Microsoft positions Rayfin against Supabase and Neon, the Postgres-compatible backends that agentic coding tools default to. The differentiator is governance: Rayfin routes the entire application fleet through Fabric’s unified data and compliance layer rather than creating isolated silos.

Netz described the relationship as bidirectional. The agent building a Rayfin application draws from the organization’s ontology. The data that application generates then enriches that ontology for the next agent.

Every major data platform is chasing the same answer, but execution is unproven

Microsoft is not the only platform building a shared context layer for agents. Snowflake announced its own context capabilities this week with semantic capabilities. Pinecone has its Nexus platform that expands the vector database to become a knowledge engine and Redis has developed its Iris context and memory platform.

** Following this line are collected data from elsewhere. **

struct pass_scratch {
  fe *xyz;
  uint8_t *meta;
  uint32_t *vidx, *miss, *miss_count;
  cudaStream_t side;
  cudaEvent_t ev_side[2];
  const event_h *prof;
};
struct pass_tables {
  committee_tables C;
  key_table T;
  comb_params cp;
};
static pass_tables ctx_tables(const hs_ctx *c) {
  return pass_tables{{c->keys.pks, c->keys.key_flags, (uint32_t)c->n_keys, c->keys.atables, c->a_table_entries},
                     {c->keys.slots, c->slot_mask, c->keys.pks, (uint32_t)c->n_keys}, c->cp};
}
template <class AfterLookup>
static int launch_main(hs_ctx *c, in_layout &L, size_t n, bool committee, bool indexed, const pass_tables &K, const pass_scratch &S,
                       cudaStream_t stream, AfterLookup after_lookup) {
  main_out O{S.xyz, S.meta, 0};
  const committee_tables &C = K.C;
  if (committee) {
    if (!indexed) {
      HS_CUDA(c, cudaMemsetAsync(S.miss_count, 0, 4, stream));
      k_key_lookup<<<blocks_for(n, 256), 256, 0, stream>>>(L, n, K.T, S.vidx, S.miss, S.miss_count);
      c->launches++;
      HS_CUDA(c, cudaGetLastError());
      L.vidx = S.vidx;
      O.side_pass = 1;
      HS_TRY(after_lookup(true));
      HS_CUDA(c, cudaEventRecord(S.ev_side[0], stream));
      HS_CUDA(c, cudaStreamWaitEvent(S.side, S.ev_side[0], 0));
      unsigned grid = blocks_for(n, 32);
      if (grid > c->n_sms * 8u) grid = c->n_sms * 8u;
      k_verify_main<false><<<grid, 32, 0, S.side>>>(L, 0, S.miss_count, S.miss, c->d_btable, C, O, K.cp);
      c->launches++;
      HS_CUDA(c, cudaGetLastError());
      HS_CUDA(c, cudaEventRecord(S.ev_side[1], S.side));
    }
    if (S.prof) HS_CUDA(c, cudaEventRecord(S.prof[0], stream));
    k_verify_main<true><<<blocks_for(n), HS_THREADS, 0, stream>>>(L, n, nullptr, nullptr, c->d_btable, C, O, K.cp);
    if (S.prof) HS_CUDA(c, cudaEventRecord(S.prof[1], stream));
    c->launches++;
    HS_CUDA(c, cudaGetLastError());
    if (!indexed) HS_CUDA(c, cudaStreamWaitEvent(stream, S.ev_side[1], 0));
  } else {
    HS_TRY(after_lookup(false));
    k_verify_main<false><<<blocks_for(n), HS_THREADS, 0, stream>>>(L, n, nullptr, nullptr, c->d_btable, C, O, K.cp);
    c->launches++;
    HS_CUDA(c, cudaGetLastError());
  }
  return HS_OK;
}
static int launch_finish(hs_ctx *c, const in_layout &L, size_t n, const fe *xyz, const uint8_t *meta, uint32_t mode, const uint8_t *d_item_mode,
                         uint32_t *d_bitmap, const peer_route &P, int fin_group, cudaStream_t stream) {
  const size_t fin_threads = (n + fin_group - 1) / fin_group;
  if (d_item_mode)
    k_verify_finish_modes<<<blocks_for(fin_threads), HS_THREADS, 0, stream>>>(L, n, xyz, meta, d_item_mode, d_bitmap, P, fin_group);
  else
    k_verify_finish<<<blocks_for(fin_threads), HS_THREADS, 0, stream>>>(L, n, xyz, meta, mode, d_bitmap, P, fin_group);
  c->launches++;
  HS_CUDA(c, cudaGetLastError());
  return HS_OK;
}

Microsoft’s approach further reinforces the trend that RAG and model availability aren’t the issue anymore.

“Fabric IQ and Rayfin are important because the enterprise AI challenge is no longer just about the model availability,” Robert Kramer, managing partner at KramerERP told VentureBeat. “The real question is whether Microsoft simplifies execution and strengthens trust or adds another layer to an already complex environment.”